Efficient trial design is paramount to both public and private funders of research: investing in a clinical trial consumes funds that could instead be diverted to other research activities. The proposed conditional trial design has the potential to bring substantial benefits to drug-licensing agencies and health technology assessment (HTA) bodies. The approach depends on the availability of a coherent and fairly homogeneous network of trials, relevant to the research question the future trial aims to answer. Consequently, the feasibility and the added benefit (in terms of reduction in sample size) of the conditional trial design remain to be empirically tested. User-friendly software to simplify the process will be required and trialists will need to familiarize themselves with the technique. More importantly, wide adoption of the conditional trial design will require a shift in the current paradigm among regulators, reimbursement decision bodies, and funders of research.

In recent years, drug-licensing agencies such as the Food and Drug Administration (FDA) and European Medicines Agency (EMA) have embraced conditional, restricted approval mechanisms instead of making an initial binary decision as to whether a new treatment should be approved or rejected. Following initial market entry, in many healthcare systems, HTA bodies are tasked with advising practice guideline development panels and payers about the therapeutic and economic value of treatments. Similar to drug-licensing agencies, HTA bodies increasingly require the generation of additional evidence under so-called conditional coverage options [19]. For example, the UK’s National Institute for Health and Care Excellence can restrict the use of a new treatment to research participants in its “only in research” designation. In this capacity, drug-licensing agencies and HTA bodies are well positioned to strengthen the link between existing and future research and ensure that design features of future clinical trials are informed by the totality of available relevant evidence.

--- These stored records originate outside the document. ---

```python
from ..ops.conv import AmdConv2d, GradCell, ResidualGradTap
from ..ops.linear import AmdLinear


def _residual_fuse_enabled() -> bool:
    return os.environ.get("AMDTRAIN_RESFUSE", "1") == "1"


def conv3x3(in_planes: int, out_planes: int, stride: int = 1,
            groups: int = 1) -> nn.Conv2d:
    return AmdConv2d(in_planes, out_planes, kernel_size=3, stride=stride,
                     padding=1, groups=groups, bias=False)


def conv1x1(in_planes: int, out_planes: int, stride: int = 1) -> nn.Conv2d:
    return AmdConv2d(in_planes, out_planes, kernel_size=1, stride=stride,
                     bias=False)


class FusedBatchNorm2d(nn.BatchNorm2d):

    def forward(self, x: torch.Tensor) -> torch.Tensor:
        return OF.batch_norm(x, self, relu=False)

    def forward_relu(self, x: torch.Tensor) -> torch.Tensor:
        return OF.batch_norm(x, self, relu=True)


class BasicBlock(nn.Module):
    expansion = 1

    def __init__(self, inplanes: int, planes: int, stride: int = 1,
                 downsample: Optional[nn.Module] = None):
        super().__init__()
        self.conv1 = conv3x3(inplanes, planes, stride)
        self.bn1 = FusedBatchNorm2d(planes)
        self.relu = nn.ReLU(inplace=True)
        self.conv2 = conv3x3(planes, planes)
        self.bn2 = FusedBatchNorm2d(planes)
        self.downsample = downsample
        self.stride = stride

    def forward(self, x: torch.Tensor) -> torch.Tensor:
        identity = x
        cell = None
        if (self.training and x.is_cuda and torch.is_grad_enabled()
                and _residual_fuse_enabled()):
            cell = getattr(x, "_amdtrain_next_cell", None)
        out = self.bn1.forward_relu(self.conv1(x))
        out = self.conv2(out)
        if cell is not None:
            cell.armed = True
            tapped = ResidualGradTap.apply(x, cell)
            identity = self.downsample(tapped)                 if self.downsample is not None else tapped
        elif self.downsample is not None:
            identity = self.downsample(x)
        return OF.bn_add_relu(out, self.bn2, identity)


class Bottleneck(nn.Module):
    expansion = 4

    def __init__(self, inplanes: int, planes: int, stride: int = 1,
                 downsample: Optional[nn.Module] = None, groups: int = 1,
                 base_width: int = 64):
        super().__init__()
        width = int(planes * (base_width / 64.0)) * groups
        self.conv1 = conv1x1(inplanes, width)
        self.bn1 = FusedBatchNorm2d(width)
        self.conv2 = conv3x3(width, width, stride, groups)
        self.bn2 = FusedBatchNorm2d(width)
        self.conv3 = conv1x1(width, planes * self.expansion)
        self.bn3 = FusedBatchNorm2d(planes * self.expansion)
        self.relu = nn.ReLU(inplace=True)
        self.downsample = downsample
        self.stride = stride

    def forward(self, x: torch.Tensor) -> torch.Tensor:
        identity = x
        cell = None
        if (self.training and x.is_cuda and torch.is_grad_enabled()
                and _residual_fuse_enabled()):
            cell = getattr(x, "_amdtrain_next_cell", None)
        out = self.bn1.forward_relu(self.conv1(x))
        out = self.bn2.forward_relu(self.conv2(out))
        out = self.conv3(out)
        if cell is not None:
            cell.armed = True
            tapped = ResidualGradTap.apply(x, cell)
            identity = self.downsample(tapped)                 if self.downsample is not None else tapped
        elif self.downsample is not None:
            identity = self.downsample(x)
        return OF.bn_add_relu(out, self.bn3, identity)


class ResNet(nn.Module):
    def __init__(self, block: Type[Union[BasicBlock, Bottleneck]],
                 layers: List[int], num_classes: int = 1000,
                 zero_init_residual: bool = False, groups: int = 1,
                 width_per_group: int = 64):
        super().__init__()
        self.groups = groups
        self.base_width = width_per_group
        self.inplanes = 64
        self.conv1 = AmdConv2d(3, 64, kernel_size=7, stride=2, padding=3,
                               bias=False)
        self.bn1 = FusedBatchNorm2d(64)
        self.relu = nn.ReLU(inplace=True)
        self.maxpool = nn.MaxPool2d(kernel_size=3, stride=2, padding=1)
        self.layer1 = self._make_layer(block, 64, layers[0])
        self.layer2 = self._make_layer(block, 128, layers[1], stride=2)
        self.layer3 = self._make_layer(block, 256, layers[2], stride=2)
        self.layer4 = self._make_layer(block, 512, layers[3], stride=2)
        self.avgpool = nn.AdaptiveAvgPool2d((1, 1))
        self.fc = AmdLinear(512 * block.expansion, num_classes)

        for m in self.modules():
            if isinstance(m, nn.Conv2d):
                nn.init.kaiming_normal_(m.weight, mode="fan_out",
                                        nonlinearity="relu")
            elif isinstance(m, nn.BatchNorm2d):
                nn.init.constant_(m.weight, 1)
                nn.init.constant_(m.bias, 0)
        if zero_init_residual:
            for m in self.modules():
                if isinstance(m, Bottleneck):
                    nn.init.constant_(m.bn3.weight, 0)
                elif isinstance(m, BasicBlock):
                    nn.init.constant_(m.bn2.weight, 0)

    def _make_layer(self, block, planes: int, blocks: int,
                    stride: int = 1) -> nn.Sequential:
        downsample = None
        if stride != 1 or self.inplanes != planes * block.expansion:
            downsample = nn.Sequential(
                conv1x1(self.inplanes, planes * block.expansion, stride),
                FusedBatchNorm2d(planes * block.expansion),
            )
        kw = {}
        if block is Bottleneck:
            kw = dict(groups=self.groups, base_width=self.base_width)
        layers = [block(self.inplanes, planes, stride, downsample, **kw)]
        self.inplanes = planes * block.expansion
        for _ in range(1, blocks):
            layers.append(block(self.inplanes, planes, **kw))
        return nn.Sequential(*layers)

    def forward(self, x: torch.Tensor) -> torch.Tensor:
        x = self.bn1.forward_relu(self.conv1(x))
        x = OF.max_pool_3x3_s2(x)
        x = self.layer1(x)
        x = self.layer2(x)
        x = self.layer3(x)
        x = self.layer4(x)
        x = OF.global_avg_pool(x)
        x = torch.flatten(x, 1)
        return self.fc(x)


def resnet18(num_classes: int = 1000, **kw) -> ResNet:
    return ResNet(BasicBlock, [2, 2, 2, 2], num_classes=num_classes, **kw)


def resnet34(num_classes: int = 1000, **kw) -> ResNet:
    return ResNet(BasicBlock, [3, 4, 6, 3], num_classes=num_classes, **kw)


def resnet50(num_classes: int = 1000, **kw) -> ResNet:
    return ResNet(Bottleneck, [3, 4, 6, 3], num_classes=num_classes, **kw)


def resnet101(num_classes: int = 1000, **kw) -> ResNet:
    return ResNet(Bottleneck, [3, 4, 23, 3], num_classes=num_classes, **kw)


def resnet152(num_classes: int = 1000, **kw) -> ResNet:
    return ResNet(Bottleneck, [3, 8, 36, 3], num_classes=num_classes, **kw)


def resnext50_32x4d(num_classes: int = 1000, **kw) -> ResNet:
    return ResNet(Bottleneck, [3, 4, 6, 3], num_classes=num_classes,
                  groups=32, width_per_group=4, **kw)


def wide_resnet50_2(num_classes: int = 1000, **kw) -> ResNet:
    return ResNet(Bottleneck, [3, 4, 6, 3], num_classes=num_classes,
                  width_per_group=128, **kw)


_REGISTRY: Dict[str, Callable[..., nn.Module]] = {
    "resnet18": resnet18,
    "resnet34": resnet34,
    "resnet50": resnet50,
    "resnet101": resnet101,
    "resnet152": resnet152,
    "resnext50_32x4d": resnext50_32x4d,
    "wide_resnet50_2": wide_resnet50_2,
}


def model_names() -> List[str]:
    return sorted(_REGISTRY)


def build_model(arch: str, num_classes: int = 1000, **kw) -> nn.Module:
    if arch not in _REGISTRY:
        raise ValueError(f"unknown arch '{arch}'; choices: {model_names()}")
    return _REGISTRY[arch](num_classes=num_classes, **kw)
```

### amdtrain/ops/csrc/batchnorm.hip

```cpp
#include "common.h"

namespace {
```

A research agenda of national and international public and private funders of trials which is streamlined with the evidence needs of regulatory agencies, HTA bodies, and guideline developers could benefit from the conditional planning of trials and generate meaningful and relevant evidence faster and more efficiently.

Conclusion

The role of NMA in guideline development, HTA [19], and drug licensing [20] is increasingly recognized [21]. Conditional trial design extends the use of NMA to the efficient design of future trials.

As Altman pointed out in 1994, we need less but better research and research done for the right reasons [22]. Since then, specific recommendations have been made to increase the value of clinical research and reduce waste [23]. We believe that conditional trial design, used judiciously based on a homogenous and coherent network of the available controlled trials, can obtain conclusive results earlier, facilitate timely decision-making, and reduce research waste.